AI & RoboticsNews

Google’s Pixel 4 ups the AI ante to offline language models

Google’s Pixel phones are the company’s preferred way of showcasing its AI chops to consumers. Pixel phones consistently set the phone camera bar thanks to Google’s AI prowess. But many of the AI features have nothing to do with the camera. The Pixel 4 and Pixel 4 XL unveiled this week at the Made by Google hardware event in New York City continue this tradition. Camera improvements aside, the Pixel 4 makes a play for a new arena that Google clearly wants to rule: offline natural language processing.

At Google’s I/O 2019 developer conference in May, multiple executives touted being able to shrink the company’s cloud-based language model, which is over 100GB, to less than 100MB. The smaller model isn’t as accurate, of course, but it can work offline. The competition, whether that be Apple, Amazon, Samsung, or Microsoft, have nothing like it.

Live Caption and Recorder, which debut exclusively when the Pixel 4 and Pixel 4 XL ship on October 22, are the direct result of this improvement. The former was first shown off at I/O and the latter leaked weeks ago. In fact, as a result of the leaks, Google didn’t even talk about Live Caption onstage this week and quickly skimmed over Recorder. But a closer look shows that they are indeed cut from the same cloth. Update: Google confirmed to me that Live Caption and Recorder use the same underlying speech model with some custom training for the different use cases.

Live Caption and Recorder work only in English. For Live Caption, Google plans to support more languages “in the near future.” For Recorder’s transcription and search functions, more languages are “coming soon.” Coincidence? I think not.

How Live Caption and Recorder work

Live Caption provides real-time continuous speech transcription of whatever is playing on your phone. The feature can caption any media, including songs, audio recordings, podcasts, phone calls, video calls, and so on. Live Caption can be accessed via the volume buttons; it appears as a software icon when the volume UI pops up. As soon as speech is detected, captions will appear on your phone screen. You can double-tap to show more, and also drag the captions to anywhere on your screen. You don’t need to open another app, and you don’t need a Wi-Fi or data connection.

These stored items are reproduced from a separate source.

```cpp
int launch_conv(const ConvDesc& d, const ConvWeights& w, const Act& x, const Act& y,
                const float* gate, double* stats, hipStream_t s, const InNorm* in, const SeGate* se) {
  JH_REQUIRE(x.Cp == w.cin_p || (x.Cp == 4 && w.cin_p == 8), "conv input channel padding mismatch");
  JH_REQUIRE(y.Cp == cpad(d.cout), "conv output channel padding mismatch");
  JH_REQUIRE(x.N == y.N, "batch mismatch");
  ConvArgs a{};
  a.x = x.p; a.y = y.p; a.w = w.w; a.bias = w.bias; a.gate = gate; a.stats = stats;
  if (in && in->stats) {
    a.in_stats = in->stats; a.in_inv = in->inv; a.in_act = in->act;
    a.nrm_floats = 2 * w.cin_p;
  }
  if (gate) a.nrm_floats += w.cin_p;
  if (se && se->pool) {
    JH_REQUIRE(!gate, "either a gate tensor or a gate recipe");
    a.se = *se;
    a.nrm_floats += w.cin_p + round_up(se->C, 4) + round_up(se->S, 4);
  }
  a.N = x.N; a.Din = x.D; a.Hin = x.H; a.Win = x.W; a.cin_p = w.cin_p; a.in_px = x.Cp;
  a.Dy = y.D; a.Hy = y.H; a.Wy = y.W; a.cout_p = y.Cp; a.cout_p16 = w.cout_p16;
  a.ostride = d.ostride; a.nphase = d.nphase; a.phase_stride = w.phase_stride; a.paired = w.paired;
  for (int p = 0; p < d.nphase; ++p) a.phase[p] = d.phase[p];
  if (d.ostride > 1) { a.Dout = x.D; a.Hout = x.H; a.Wout = x.W; }
  else conv_out_shape(d, x.D, x.H, x.W, &a.Dout, &a.Hout, &a.Wout);
  int Do, Ho, Wo;
  conv_out_shape(d, x.D, x.H, x.W, &Do, &Ho, &Wo);
  JH_REQUIRE(Do == y.D && Ho == y.H && Wo == y.W, "conv output extent mismatch");
  const int taps = d.k * d.k * (d.nd == 3 ? d.k : 1);
  long units;
  if (d.nd == 2) units = (long)((a.Hout + 7) / 8) * ((a.Wout <= 8 ? a.Wout + 7 : a.Wout + 15) / (a.Wout <= 8 ? 8 : 16));
  else units = (long)((a.Dout + 1) / 2) * ((a.Hout + 3) / 4) * ((a.Wout + 15) / 16);
  units *= (long)a.nphase * a.N;
  const int nr = pick_nr(w.cout_p16 / 16, taps, (in && in->stats && in->act == ACT_SILU) || gate || (se && se->pool),
                         units);
  const size_t budget = 40 * 1024;
  if (d.nd == 2 && d.ostride == 2 && d.k == 2) {
    const int rc = launch_deconv4_fused(a, s);
    if (rc >= 0) return rc;
  }
  JH_REQUIRE((a.paired == 2) == (d.nd == 3 && d.k == 3 && d.stride == 2 && d.ostride == 1) && a.paired != 1,
             "paired weight layout without a kernel that reads it");
  if (conv_pw_direct_eligible(d, a)) return launch_conv_pw_direct(a, s);
  if (d.nd == 2) {
    const int small = (a.Wout <= 8) ? 1 : 0;
    const int big = (a.Wout >= 64 && a.Hout >= 64 && w.cin_p <= 32 && d.ostride == 1 && d.stride == 1 &&
               (d.k == 1 || d.k == 3)) ? 1 : 0;
    if (big) return conv_launch_2d_big(a, d.k, d.stride, nr, budget, s);
    if (d.k == 1 && d.stride == 1 && d.ostride == 1 && d.nphase == 1 && (a.Wout % 16 != 0 || a.Hout % 8 != 0) &&
        a.Hout * a.Wout >= 96 && a.Hin == a.Hout && a.Win == a.Wout && a.Hy == a.Hout && a.Wy == a.Wout) {
      ConvArgs f = a;
      f.Win = f.Wout = f.Wy = a.Hout * a.Wout;
      f.Hin = f.Hout = f.Hy = 1;
      return conv_launch_2d_k1_flat(f, nr, budget, s);
    }
    if (d.k == 1 && d.stride == 1) return conv_launch_2d_k1(a, nr, small, budget, s);
    if (d.k == 2 && d.stride == 1) return conv_launch_2d_k2(a, nr, small, budget, s);
    if (d.k == 3 && d.stride == 1 && d.ostride == 1 && a.Wout > 16 && a.Wout <= 20 && a.Hout <= 22 &&
        !d.latency_class)
      return conv_launch_2d_k3_w20(a, nr, std::max(budget, (size_t)64 * 1024), s);
    if (!d.latency_class && d.ostride == 1) {
      if (d.k == 5 && d.stride <= 2 && a.Wout > 32 && a.Wout <= 40)
        return conv_launch_2d_k5_w40(a, d.stride, nr, std::max(budget, (size_t)64 * 1024), s);
      if (d.k == 3 && d.stride == 2 && a.Wout > 16 && a.Wout <= 20 && a.Hout <= 22)
        return conv_launch_2d_k3s2_w20(a, nr, std::max(budget, (size_t)96 * 1024), s);
    }
    if (d.k == 3 && d.stride <= 2) return conv_launch_2d_k3(a, d.stride, nr, small, budget, s);
    if (d.k == 5 && d.stride <= 2) return conv_launch_2d_k5(a, d.stride, nr, small, budget, s);
  } else {
    const int nr_form = pick_nr(w.cout_p16 / 16, taps,
                                (in && in->stats && in->act == ACT_SILU) || gate || (se && se->pool), 1L << 40);
    const long tiles_big = (long)((a.Dout + 1) / 2) * ((a.Hout + 3) / 4) * ((a.Wout + 15) / 16) *
                           a.nphase * ((w.cout_p16 / 16 + nr_form - 1) / nr_form);
    int small = tiles_big < 16 ? 1 : 0;
    if (!small && d.k == 3 && d.stride == 1 && tiles_big >= 256) small = 2;
    if (d.k == 1 && d.stride == 1) return conv_launch_3d_k1(a, nr, small, budget, s);
    if (d.k == 2 && d.stride == 2) return conv_launch_3d_k2s2(a, nr, small, budget, s);
    if (d.k == 3 && d.stride <= 2) return conv_launch_3d_k3(a, d.stride, nr, small, budget, s);
  }
  JH_REQUIRE(false, "no convolution kernel for this (nd, k, stride)");
}

}
```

The Recorder app records meetings, lectures, and anything else you point your phone’s microphone at. Like any other similar app, you can save recordings and listen to them later. Recorder goes further, however, by simultaneously transcribing speech, as well as automatically recognizing audio events like applause, birds, cats, dogs, laughter, music, roosters, speech, phones, and whistling. Furthermore, you can search within your recordings to find a specific word or sound. Here as well, you don’t need a Wi-Fi or data connection.

So Live Caption is for anything coming out of your phone’s speakers and Recorder is for anything coming into your phone’s microphone. That said, Live Caption and Recorder don’t work if you’re on a phone call, voice call, or video call.

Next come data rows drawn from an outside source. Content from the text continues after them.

template <typename T>
__global__ __launch_bounds__(256) void spade_bwd_border_kernel(const T* __restrict__ dz, const T* __restrict__ x,
                                                               const float* __restrict__ mean, const float* __restrict__ rstd,
                                                               const T* __restrict__ gb, T* __restrict__ dgb_cls, int H,
                                                               int W, int C, int up, float slope = 0.f) {
  constexpr int VEC = Elem<T>::VEC;
  extern __shared__ float smem[];
  const int cls = blockIdx.x, n = blockIdx.y;
  const int cy = cls / 5, cx = cls - cy * 5;
  if (cy == 2 && cx == 2) return;
  const int cv = C / VEC, rpp = 256 / cv;
  const int tid = threadIdx.x, vcol = tid % cv, prow = tid / cv;
  const int Hs = H >> up, Ws = W >> up;
  const int y0 = cy < 2 ? cy : (cy == 2 ? 2 : H - 5 + cy), ny = cy == 2 ? H - 4 : 1;
  const int x0 = cx < 2 ? cx : (cx == 2 ? 2 : W - 5 + cx), nx = cx == 2 ? W - 4 : 1;
  const int count = ny * nx;
  float v[2][VEC];
#pragma unroll
  for (int e = 0; e < VEC; ++e) v[0][e] = v[1][e] = 0.f;
  if (prow < rpp) {
    const int c = vcol * VEC;
    float mv[VEC], rv[VEC], gm[VEC], bt[VEC];
    ldcoef<VEC>(mean + (size_t)n * C + c, mv);
    ldcoef<VEC>(rstd + (size_t)n * C + c, rv);
    const size_t gpix = ((size_t)n * 5 + cy) * 5 + cx;
    Elem<T>::unpack(*reinterpret_cast<const u32x4*>(gb + gpix * 2 * C + c), gm);
    Elem<T>::unpack(*reinterpret_cast<const u32x4*>(gb + gpix * 2 * C + C + c), bt);
    for (int i = prow; i < count; i += rpp) {
      const int h = y0 + i / nx, w = x0 + i % nx;
      const size_t opix = ((size_t)n * H + h) * W + w;
      float d[VEC], xv[VEC];
      Elem<T>::unpack(*reinterpret_cast<const u32x4*>(dz + opix * C + c), d);
      Elem<T>::unpack(*reinterpret_cast<const u32x4*>(x + (((size_t)n * Hs + (h >> up)) * Ws + (w >> up)) * C + c), xv);
#pragma unroll
      for (int e = 0; e < VEC; ++e) {
        const float xh = (xv[e] - mv[e]) * rv[e];
        const float g = fmaf(xh, 1.f + gm[e], bt[e]) > 0.f ? d[e] : slope * d[e];
        v[0][e] = fmaf(g, xh, v[0][e]);
        v[1][e] += g;
      }
    }
  }
  block_combine_store<2, VEC, T>(v, cv, rpp, smem, dgb_cls + (((size_t)n * 5 + cy) * 5 + cx) * 2 * C, C);
}

__global__ __launch_bounds__(256) void spade_bwd_finalize_kernel(const float* __restrict__ partial, int N, int chunks, int C,
                                                                 double count, float* __restrict__ coef,
                                                                 void* __restrict__ dgb_cls, int dtype) {
  const int c = blockIdx.x, n = blockIdx.y;
  double sq[4];
  combine_records<4>(partial, (size_t)n * chunks, chunks, C, c, sq);
  if (threadIdx.x != 0) return;
  coef[((size_t)n * 2 + 0) * C + c] = (float)(sq[0] / count);
  coef[((size_t)n * 2 + 1) * C + c] = (float)(sq[1] / count);
  if (dgb_cls != nullptr) {
// ... 34 lines not shown
    for (int e = 0; e < VEC; ++e) { acc[e] = 0.f; xh[e] = (xv[e] - mv[e]) * rv[e]; }
    for (int a = 0; a < (1 << up); ++a)
      for (int b = 0; b < (1 << up); ++b) {
        const int h = (hs << up) + a, w = (ws << up) + b;
        const size_t opix = ((size_t)n * H + h) * W + w;
        const size_t gpix = gb_mode == 0 ? opix : ((size_t)n * 5 + border_class(h, H)) * 5 + border_class(w, W);
        float d[VEC], gm[VEC], bt[VEC];
        Elem<T>::unpack(*reinterpret_cast<const u32x4*>(dz + opix * C + c), d);
        Elem<T>::unpack(*reinterpret_cast<const u32x4*>(gb + gpix * 2 * C + c), gm);
        Elem<T>::unpack(*reinterpret_cast<const u32x4*>(gb + gpix * 2 * C + C + c), bt);
#pragma unroll
        for (int e = 0; e < VEC; ++e) {
          const float g = fmaf(xh[e], 1.f + gm[e], bt[e]) > 0.f ? d[e] : slope * d[e];
          acc[e] = fmaf(g, 1.f + gm[e], acc[e]);
        }
      }
    float ad[VEC];
    if (addend != nullptr) Elem<T>::unpack(*reinterpret_cast<const u32x4*>(addend + i * VEC), ad);
    ldcoef<VEC>(coef + ((size_t)n * 2) * C + c, k1);
    ldcoef<VEC>(coef + ((size_t)n * 2 + 1) * C + c, k2);
#pragma unroll
    for (int e = 0; e < VEC; ++e) {
      float v = rv[e] * (acc[e] - cnt * k1[e] - cnt * xh[e] * k2[e]);
      if (addend != nullptr) v += ad[e];
      acc[e] = v;
    }
    *reinterpret_cast<u32x4*>(dx + i * VEC) = Elem<T>::pack(acc);
  }
}

template <typename T>
__global__ __launch_bounds__(256) void colsum_kernel(const T* __restrict__ g, float* __restrict__ partial, size_t rows, int C) {
  constexpr int VEC = Elem<T>::VEC;
  extern __shared__ float smem[];
  const int cv = C / VEC, rpp = 256 / cv;
  const int tid = threadIdx.x, vcol = tid % cv, prow = tid / cv;
  const size_t rows_per_block = (rows + gridDim.x - 1) / gridDim.x;
  const size_t rbeg = (size_t)blockIdx.x * rows_per_block;
  const size_t rend = rbeg + rows_per_block < rows ? rbeg + rows_per_block : rows;
  float v[1][VEC];
#pragma unroll
  for (int e = 0; e < VEC; ++e) v[0][e] = 0.f;
  if (prow < rpp) {
    const T* __restrict__ base = g + (size_t)vcol * VEC;
    auto acc = [&](const u32x4& q) {
      float f[VEC];
// ... 439 lines not shown
}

Back at I/O, Brian Kemler, Android accessibility product manager, told me Google had no plans to let Live Caption support transcriptions. “Not for Live Caption. Obviously, we thought about that. But we want the captions to be truly captions in the sense that they’re ephemeral, if they help you understand or consume that experience. But we want to protect the people, the publishers, content, and content owners. We don’t want to give you the ability to pull out all that audio, transcribe it, and then do [whatever they want with it].”

That’s what Recorder is for.

Android 10 required

Don’t confuse Live Caption and Recorder with Live Transcribe, which Google released in February. That tool uses machine learning algorithms to turn audio into real-time captions, but it relies on the cloud (specifically, the Google Cloud Speech API). Live Transcribe is available on 1.8 billion Android devices. Live Caption and Recorder may work on-device, but the number of devices is limited.

Google says that the Pixel 4 and Pixel 4 XL use a Pixel Neural Core for on-device processing. Live Caption is coming to the Pixel 3, Pixel 3a, Pixel 3 XL, and Pixel 3 XL “later this year.” Google is also “working closely with other Android phone manufacturers to make it more widely available in the coming year.” Obviously, none of these have a Pixel Neural Core (Pixel 3 and Pixel 3 XL have a Pixel Visual Core, the Pixel 3a and Pixel 3a XL have neither).

We can conclude that Live Caption will work best on the Pixel 4 and Pixel 4 XL, but Google is clearly able to get it to work without the Pixel Neural Core. (In fact, Kemler showed it to me on a Pixel 3a back in May.)

We can conclude the same for Recorder. The app leaked late last month. Enthusiasts were able to get it to work on various devices, including non-Pixel phones. The only real requirement seemed to be Android 10.

Google’s strategy here seems obvious to me. The company will use the Pixel 4 and Pixel 4 XL to show off Live Caption and Recorder in English. As the company adds more languages and gets comfortable with performance, Live Caption and Recorder will become more widely available. First on older Pixel phones, and eventually on other Android devices.

That way, Google will be able to say it’s bringing cool AI features to more and more people. At the same time, it will ensure that anyone buying the latest Pixel phone is getting its cutting-edge AI features first.